**TRY IT:**
Go through the entries below, tally each line that has the word "isinstance", and give only the total.

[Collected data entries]
◆ ◆ ◆ ◆ ◆
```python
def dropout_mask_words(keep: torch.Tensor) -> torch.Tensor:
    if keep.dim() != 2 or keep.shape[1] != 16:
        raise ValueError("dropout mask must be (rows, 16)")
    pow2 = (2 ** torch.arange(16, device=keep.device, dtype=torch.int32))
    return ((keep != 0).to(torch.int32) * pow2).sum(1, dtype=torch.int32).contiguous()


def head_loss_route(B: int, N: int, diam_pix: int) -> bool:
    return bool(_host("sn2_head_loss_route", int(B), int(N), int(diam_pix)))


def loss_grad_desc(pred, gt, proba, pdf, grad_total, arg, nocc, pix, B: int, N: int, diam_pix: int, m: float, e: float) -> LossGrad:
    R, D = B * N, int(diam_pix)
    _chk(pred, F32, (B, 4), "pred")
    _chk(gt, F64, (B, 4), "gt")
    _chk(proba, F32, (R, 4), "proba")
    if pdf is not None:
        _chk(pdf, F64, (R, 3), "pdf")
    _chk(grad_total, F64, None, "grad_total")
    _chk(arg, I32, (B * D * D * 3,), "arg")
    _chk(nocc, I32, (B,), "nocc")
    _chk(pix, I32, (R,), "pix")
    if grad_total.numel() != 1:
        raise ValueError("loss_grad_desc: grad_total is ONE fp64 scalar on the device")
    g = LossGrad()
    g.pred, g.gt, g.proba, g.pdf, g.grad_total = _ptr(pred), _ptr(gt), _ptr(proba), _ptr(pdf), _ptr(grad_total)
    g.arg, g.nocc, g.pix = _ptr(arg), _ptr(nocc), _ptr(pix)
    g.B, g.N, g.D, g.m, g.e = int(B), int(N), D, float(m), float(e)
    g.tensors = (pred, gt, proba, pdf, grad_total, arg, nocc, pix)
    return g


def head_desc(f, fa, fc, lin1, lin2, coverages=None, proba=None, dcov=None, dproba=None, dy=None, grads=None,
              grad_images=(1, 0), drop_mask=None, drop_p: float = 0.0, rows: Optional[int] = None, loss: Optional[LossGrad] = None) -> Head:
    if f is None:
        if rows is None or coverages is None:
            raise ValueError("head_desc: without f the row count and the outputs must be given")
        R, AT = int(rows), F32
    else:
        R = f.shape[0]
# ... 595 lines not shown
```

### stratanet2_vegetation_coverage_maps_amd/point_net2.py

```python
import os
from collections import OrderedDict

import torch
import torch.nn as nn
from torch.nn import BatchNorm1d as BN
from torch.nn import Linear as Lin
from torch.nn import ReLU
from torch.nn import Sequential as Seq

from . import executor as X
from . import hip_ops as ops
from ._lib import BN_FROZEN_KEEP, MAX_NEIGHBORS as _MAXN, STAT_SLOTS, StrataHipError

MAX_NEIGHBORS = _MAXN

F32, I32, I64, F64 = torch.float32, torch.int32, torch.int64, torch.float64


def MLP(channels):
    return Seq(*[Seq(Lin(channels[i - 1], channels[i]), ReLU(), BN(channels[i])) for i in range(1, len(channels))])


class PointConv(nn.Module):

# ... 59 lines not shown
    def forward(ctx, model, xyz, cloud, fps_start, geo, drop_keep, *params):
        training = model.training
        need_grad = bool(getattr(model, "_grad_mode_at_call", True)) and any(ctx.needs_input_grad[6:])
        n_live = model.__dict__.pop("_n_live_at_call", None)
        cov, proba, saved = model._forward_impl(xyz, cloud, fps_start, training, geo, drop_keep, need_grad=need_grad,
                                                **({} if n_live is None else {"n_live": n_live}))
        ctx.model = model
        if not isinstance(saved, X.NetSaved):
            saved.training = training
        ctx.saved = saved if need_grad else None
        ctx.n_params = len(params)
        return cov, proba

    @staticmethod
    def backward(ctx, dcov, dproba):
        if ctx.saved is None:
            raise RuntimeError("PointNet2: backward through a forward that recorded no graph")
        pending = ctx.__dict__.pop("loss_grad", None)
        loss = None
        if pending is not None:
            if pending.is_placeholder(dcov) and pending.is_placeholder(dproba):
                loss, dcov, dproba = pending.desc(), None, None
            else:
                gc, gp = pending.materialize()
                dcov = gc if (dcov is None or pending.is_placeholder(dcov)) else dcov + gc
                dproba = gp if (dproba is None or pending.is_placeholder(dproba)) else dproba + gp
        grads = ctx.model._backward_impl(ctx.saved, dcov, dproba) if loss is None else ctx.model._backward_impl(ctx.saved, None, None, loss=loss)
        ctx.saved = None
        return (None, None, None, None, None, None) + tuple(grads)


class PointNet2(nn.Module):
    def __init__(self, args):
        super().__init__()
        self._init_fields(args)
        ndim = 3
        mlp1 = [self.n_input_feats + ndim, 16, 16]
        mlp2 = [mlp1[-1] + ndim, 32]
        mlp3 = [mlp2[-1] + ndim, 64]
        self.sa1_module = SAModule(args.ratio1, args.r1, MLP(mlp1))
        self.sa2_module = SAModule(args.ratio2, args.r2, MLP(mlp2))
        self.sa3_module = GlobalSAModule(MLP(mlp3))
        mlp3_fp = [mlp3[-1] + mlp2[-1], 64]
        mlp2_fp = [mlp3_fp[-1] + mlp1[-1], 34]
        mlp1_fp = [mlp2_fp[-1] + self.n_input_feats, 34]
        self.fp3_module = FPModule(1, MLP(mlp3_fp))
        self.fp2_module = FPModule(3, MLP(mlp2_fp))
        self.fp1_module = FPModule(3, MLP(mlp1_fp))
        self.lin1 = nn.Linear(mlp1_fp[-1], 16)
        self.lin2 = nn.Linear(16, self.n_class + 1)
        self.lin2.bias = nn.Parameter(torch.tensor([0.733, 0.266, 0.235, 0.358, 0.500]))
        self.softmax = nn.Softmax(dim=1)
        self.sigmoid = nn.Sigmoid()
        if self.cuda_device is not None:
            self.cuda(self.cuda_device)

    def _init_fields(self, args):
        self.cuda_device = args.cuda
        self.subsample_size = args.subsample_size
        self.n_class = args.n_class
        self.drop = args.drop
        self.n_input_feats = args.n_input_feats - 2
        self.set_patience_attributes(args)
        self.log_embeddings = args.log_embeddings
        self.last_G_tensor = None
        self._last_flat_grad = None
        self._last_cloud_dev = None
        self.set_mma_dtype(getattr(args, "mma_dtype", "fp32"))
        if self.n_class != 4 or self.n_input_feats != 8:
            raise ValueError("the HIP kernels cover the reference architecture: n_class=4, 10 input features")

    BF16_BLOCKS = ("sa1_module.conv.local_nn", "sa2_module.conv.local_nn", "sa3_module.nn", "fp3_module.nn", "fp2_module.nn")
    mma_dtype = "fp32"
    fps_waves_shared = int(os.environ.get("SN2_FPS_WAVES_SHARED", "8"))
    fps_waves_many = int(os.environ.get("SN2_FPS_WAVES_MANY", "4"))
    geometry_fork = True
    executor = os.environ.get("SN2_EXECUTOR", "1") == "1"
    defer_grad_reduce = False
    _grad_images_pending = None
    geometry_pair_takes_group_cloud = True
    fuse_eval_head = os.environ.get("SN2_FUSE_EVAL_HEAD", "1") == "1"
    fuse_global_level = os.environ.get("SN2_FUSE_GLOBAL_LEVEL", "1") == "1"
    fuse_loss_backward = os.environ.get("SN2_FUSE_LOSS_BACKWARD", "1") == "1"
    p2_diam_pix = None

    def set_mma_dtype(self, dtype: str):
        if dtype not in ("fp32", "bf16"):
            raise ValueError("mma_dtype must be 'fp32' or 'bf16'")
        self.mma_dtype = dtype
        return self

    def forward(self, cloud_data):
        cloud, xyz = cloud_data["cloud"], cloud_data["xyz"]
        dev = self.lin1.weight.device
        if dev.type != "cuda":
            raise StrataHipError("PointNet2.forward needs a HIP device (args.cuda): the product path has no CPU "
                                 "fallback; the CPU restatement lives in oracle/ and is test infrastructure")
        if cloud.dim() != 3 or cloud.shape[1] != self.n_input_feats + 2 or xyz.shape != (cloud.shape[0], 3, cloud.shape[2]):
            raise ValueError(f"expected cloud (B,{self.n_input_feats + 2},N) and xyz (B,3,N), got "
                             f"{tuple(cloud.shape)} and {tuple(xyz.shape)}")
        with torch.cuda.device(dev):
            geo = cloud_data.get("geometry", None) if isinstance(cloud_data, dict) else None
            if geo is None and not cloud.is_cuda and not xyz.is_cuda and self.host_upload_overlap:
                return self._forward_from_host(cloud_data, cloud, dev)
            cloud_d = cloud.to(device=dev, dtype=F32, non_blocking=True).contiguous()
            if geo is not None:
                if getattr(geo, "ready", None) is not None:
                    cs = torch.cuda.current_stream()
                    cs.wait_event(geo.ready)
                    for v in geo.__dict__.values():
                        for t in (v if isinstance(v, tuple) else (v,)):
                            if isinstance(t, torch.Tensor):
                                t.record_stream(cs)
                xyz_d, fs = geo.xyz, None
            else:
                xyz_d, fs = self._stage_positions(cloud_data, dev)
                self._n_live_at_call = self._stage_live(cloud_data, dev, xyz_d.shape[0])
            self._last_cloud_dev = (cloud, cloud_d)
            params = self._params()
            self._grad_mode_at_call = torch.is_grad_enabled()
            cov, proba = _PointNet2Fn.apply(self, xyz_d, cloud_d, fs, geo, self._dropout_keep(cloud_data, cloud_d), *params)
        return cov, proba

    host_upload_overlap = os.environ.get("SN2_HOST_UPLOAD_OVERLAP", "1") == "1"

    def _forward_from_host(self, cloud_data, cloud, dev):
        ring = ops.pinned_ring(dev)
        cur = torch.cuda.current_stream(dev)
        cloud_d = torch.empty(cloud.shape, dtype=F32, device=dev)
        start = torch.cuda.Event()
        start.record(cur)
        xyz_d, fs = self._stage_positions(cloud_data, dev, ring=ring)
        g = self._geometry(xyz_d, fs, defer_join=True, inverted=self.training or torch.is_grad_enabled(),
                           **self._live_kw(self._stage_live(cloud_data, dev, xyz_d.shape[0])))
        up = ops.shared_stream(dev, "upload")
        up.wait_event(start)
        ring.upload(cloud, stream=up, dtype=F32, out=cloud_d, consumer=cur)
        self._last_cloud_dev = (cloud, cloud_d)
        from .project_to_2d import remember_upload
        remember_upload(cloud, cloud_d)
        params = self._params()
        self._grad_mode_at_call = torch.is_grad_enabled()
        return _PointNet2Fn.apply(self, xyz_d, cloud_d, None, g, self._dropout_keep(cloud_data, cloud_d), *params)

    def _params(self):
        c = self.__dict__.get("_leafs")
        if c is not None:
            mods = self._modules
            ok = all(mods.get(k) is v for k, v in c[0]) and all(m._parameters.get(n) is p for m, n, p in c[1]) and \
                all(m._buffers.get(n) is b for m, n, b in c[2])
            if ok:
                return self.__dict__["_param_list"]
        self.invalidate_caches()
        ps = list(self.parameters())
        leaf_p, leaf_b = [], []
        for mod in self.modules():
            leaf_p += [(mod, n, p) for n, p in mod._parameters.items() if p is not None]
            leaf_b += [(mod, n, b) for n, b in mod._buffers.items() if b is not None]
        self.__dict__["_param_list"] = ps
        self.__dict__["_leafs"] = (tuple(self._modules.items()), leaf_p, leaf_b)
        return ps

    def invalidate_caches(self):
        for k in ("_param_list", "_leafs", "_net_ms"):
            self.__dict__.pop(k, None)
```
◆ ◆ ◆ ◆ ◆
**REPLY:**
4